Q. How to calculate the acid dissociation constant \(K_a\).

Definition. For a monoprotic weak acid HA that dissociates in water into H+ and A-, the acid dissociation constant Ka is defined by the equilibrium concentrations as

\[
\mathrm{Ka} \;=\; \frac{[\mathrm{H^+}]\,[\mathrm{A^-}]}{[\mathrm{HA}]}
\]

Step 1. Identify what information you have. Typical information sets are

– the initial (analytical) concentration of the acid, which we call \(C\), and the measured pH of the solution; or

– the initial concentration \(C\) and the equilibrium concentration(s) of H+, A-, or HA; or

– Ka given and you want pH (reverse problem).

Step 2. If you have measured pH, compute the hydronium concentration.

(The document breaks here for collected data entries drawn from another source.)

static int cell_step_fused(const Plan& P, const float* prm, const void* wp, void* ws, int nr, int beam, const Step& s, Drop dr, hipStream_t st,
                           const int* zx_idx = nullptr, int zx_row = -1, const int* a_par = nullptr) {
    const int C = P.s.C, E = P.s.E, U = P.s.U, O = P.s.O;
    const bool bf = P.bf;
    const char* att_img = (const char*)P.ws<void>(ws, W_ATT_IMG);
    const char* img = (const char*)P.ws<void>(ws, W_IMG);
    float* part = P.ws<float>(ws, W_APART);
    RStep a; memset(&a, 0, sizeof(a));
    a.M = nr; a.U = U; a.O = O; a.dr = dr; a.zx_row = -1;
    RStep k1 = a;
    k1.A = bf ? (const void*)s.recb_prev : (const void*)s.rec_prev; k1.lda = bf ? P.RECB : P.REC;
    k1.W = P.pk(wp, K_LSTM_RT); k1.ldw = P.ldRT; k1.N = 4 * U; k1.K = P.XH; k1.epi = RS_LSTM_FWD;
    k1.zx = s.zx; k1.c_prev = s.cs_prev; k1.gates = s.gates; k1.c_out = s.cs_cur;
    k1.zx_idx = zx_idx; k1.zx_vocab = P.s.V; k1.zx_row = zx_row;
    k1.a_par = a_par; k1.a_k = beam;
    k1.out = s.rec_cur + O; k1.out2 = s.rec_cur + P.OFF_HT; k1.ldo = P.REC;
    if (bf) { k1.outb = s.recb_cur + O; k1.out2b = s.recb_cur + P.OFF_HT; k1.ldob = P.RECB; }
    RC(lxo_launch_rstep(P.s.dtype, bf, k1, st));
    RStep k2 = a;
    k2.A = bf ? (const void*)(s.recb_cur + P.OFF_HT) : (const void*)(s.rec_cur + P.OFF_HT); k2.lda = bf ? P.RECB : P.REC;
    k2.W = P.pk(wp, K_ATT_H_T); k2.ldw = P.ldAHT; k2.N = E; k2.K = U; k2.epi = RS_PLAIN;
    k2.out = s.atth; k2.ldo = E;
    RC(lxo_launch_rstep(P.s.dtype, bf, k2, st));
    {
    LxoTimed tm("attn_fwd", "part+combine", (double)nr * P.R * (E + C) * P.esz, st);
    RC(lxo_k_attn_fwd(P.s.dtype, att_img, img, s.atth, kNoSlabs, nullptr,
                      prm + P.poff[P_BETA], s.alpha, part, s.rec_cur + P.OFF_CTX, P.REC, bf ? s.recb_cur + P.OFF_CTX : nullptr, P.RECB, nr, P.R, P.Rp, E, C, beam,
                      P.attn_chunks(nr), att_alternate() ? (dr.t & 1) : 0, st,
                      (!s.gates && P.att_exp()) ? P.ws<void>(ws, W_ATT_EXP) : nullptr));
    }
    RStep k4 = a;
    k4.A = bf ? (const void*)(s.recb_cur + P.OFF_HT) : (const void*)(s.rec_cur + P.OFF_HT); k4.lda = bf ? P.RECB : P.REC;
    k4.W = P.pk(wp, K_OW_T); k4.ldw = P.ldOWT; k4.N = O; k4.K = P.HC; k4.epi = RS_TANH_O;
    k4.out = s.rec_cur; k4.ldo = P.REC;
// ... 7 lines not shown
}
template <class X>
static void xdec_common(X& x, const Plan& P, const float* prm, const void* wp, void* ws) {
    x.Wrt = (const bf16_t*)P.pk(wp, K_LSTM_RT); x.ldrt = P.ldRT;
    x.Wah = (const bf16_t*)P.pk(wp, K_ATT_H_T); x.ldah = P.ldAHT;
    x.Wow = (const bf16_t*)P.pk(wp, K_OW_T); x.ldow = P.ldOWT;
    x.beta = prm + P.poff[P_BETA];
    x.img = P.ws<bf16_t>(ws, W_IMG);
    x.att_exp = P.att_exp() ? P.ws<bf16_t>(ws, W_ATT_EXP) : nullptr;
    x.rec = P.ws<float>(ws, W_REC); x.recb = P.ws<bf16_t>(ws, W_RECB); x.cs = P.ws<float>(ws, W_CS);
    x.part = P.ws<float>(ws, W_APART); x.sync = chain_block(P, ws, kChainFwd);
    x.B = P.s.B; x.R = P.R; x.REC = P.REC; x.RECB = P.RECB;
}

Convert pH to \([\mathrm{H^+}]\) by

\[
[\mathrm{H^+}] \;=\; 10^{-\mathrm{pH}} .
\]

Step 3. Relate the equilibrium concentrations. For a simple monoprotic acid with no other acid or base present, every mole of A- produced corresponds to one mole of H+ produced (neglecting water autoionization when the acid is the dominant source of H+). Thus at equilibrium

\[
[\mathrm{A^-}] \;=\; [\mathrm{H^+}] ,
\qquad
[\mathrm{HA}] \;=\; C – [\mathrm{A^-}] .
\]

Step 4. Insert equilibrium concentrations into the Ka expression and compute Ka. Using the pH-based route this gives

\[
\mathrm{Ka} \;=\; \frac{[\mathrm{H^+}]\,[\mathrm{A^-}]}{[\mathrm{HA}]}
\;=\; \frac{[\mathrm{H^+}]^2}{C – [\mathrm{H^+}]} .
\]

Step 5. Practical approximation. If the acid is sufficiently weak and only a small fraction dissociates, then \([\mathrm{H^+}] \) is much smaller than \(C\). In that case approximate \(C – [\mathrm{H^+}] \approx C\) and

\[
\mathrm{Ka} \;\approx\; \frac{[\mathrm{H^+}]^2}{C} .
\]

Step 6. Algebraic determination from initial concentration (ICE table method). If you do not have pH but know the initial concentration \(C\) and want the equilibrium dissociation \(x = [\mathrm{H^+}]\), set up an ICE table conceptually:

\[
\begin{array}{lcl}
\text{initial:} & [\mathrm{HA}] = C , & [\mathrm{H^+}] = 0 , [\mathrm{A^-}] = 0 \\
\text{change:} & [\mathrm{HA}] = C – x , & [\mathrm{H^+}] = x , [\mathrm{A^-}] = x \\
\text{equilibrium:} & [\mathrm{HA}] = C – x , & [\mathrm{H^+}] = x , [\mathrm{A^-}] = x \\
\end{array}
\\
\]

Insert these into the Ka expression to get

\[
\mathrm{Ka} \;=\; \frac{x^2}{C – x} .
\]

Rearrange to obtain a quadratic equation for \(x\):

\[
x^2 + \mathrm{Ka}\,x – \mathrm{Ka}\,C \;=\; 0 .
\]

Solve the quadratic using the quadratic formula and choose the positive root:

\[
x \;=\; \frac{-\mathrm{Ka} + \sqrt{\mathrm{Ka}^2 + 4\,\mathrm{Ka}\,C}}{2} .
\]

Once you have \(x = [\mathrm{H^+}]\) compute pH by \( \mathrm{pH} = -\log_{10}(x)\).

Step 7. Worked numerical example (calculate Ka from measured pH). Suppose the initial acid concentration is \(C = 0.100\ \mathrm{M}\) and the measured pH is 2.87. Then

\[
[\mathrm{H^+}] \;=\; 10^{-2.87} \;\approx\; 1.35\times 10^{-3}\ \mathrm{M} .
\]

\[
[\mathrm{A^-}] \;=\; 1.35\times 10^{-3}\ \mathrm{M} ,
\qquad
[\mathrm{HA}] \;=\; 0.100 – 1.35\times 10^{-3} \;\approx\; 0.09865\ \mathrm{M} .
\]

\[
\mathrm{Ka} \;=\; \frac{(1.35\times 10^{-3})^2}{0.09865}
\;\approx\; 1.84\times 10^{-5} .
\]

Summary. The fundamental formula is

\[
\mathrm{Ka} \;=\; \frac{[\mathrm{H^+}]\,[\mathrm{A^-}]}{[\mathrm{HA}]} .
\]

To calculate Ka, determine the equilibrium concentrations (from pH and the initial concentration or by solving the ICE quadratic), substitute them into the formula, and evaluate. If dissociation is small relative to the initial concentration, use the approximation \(\mathrm{Ka}\approx [\mathrm{H^+}]^2 / C\) to simplify calculations.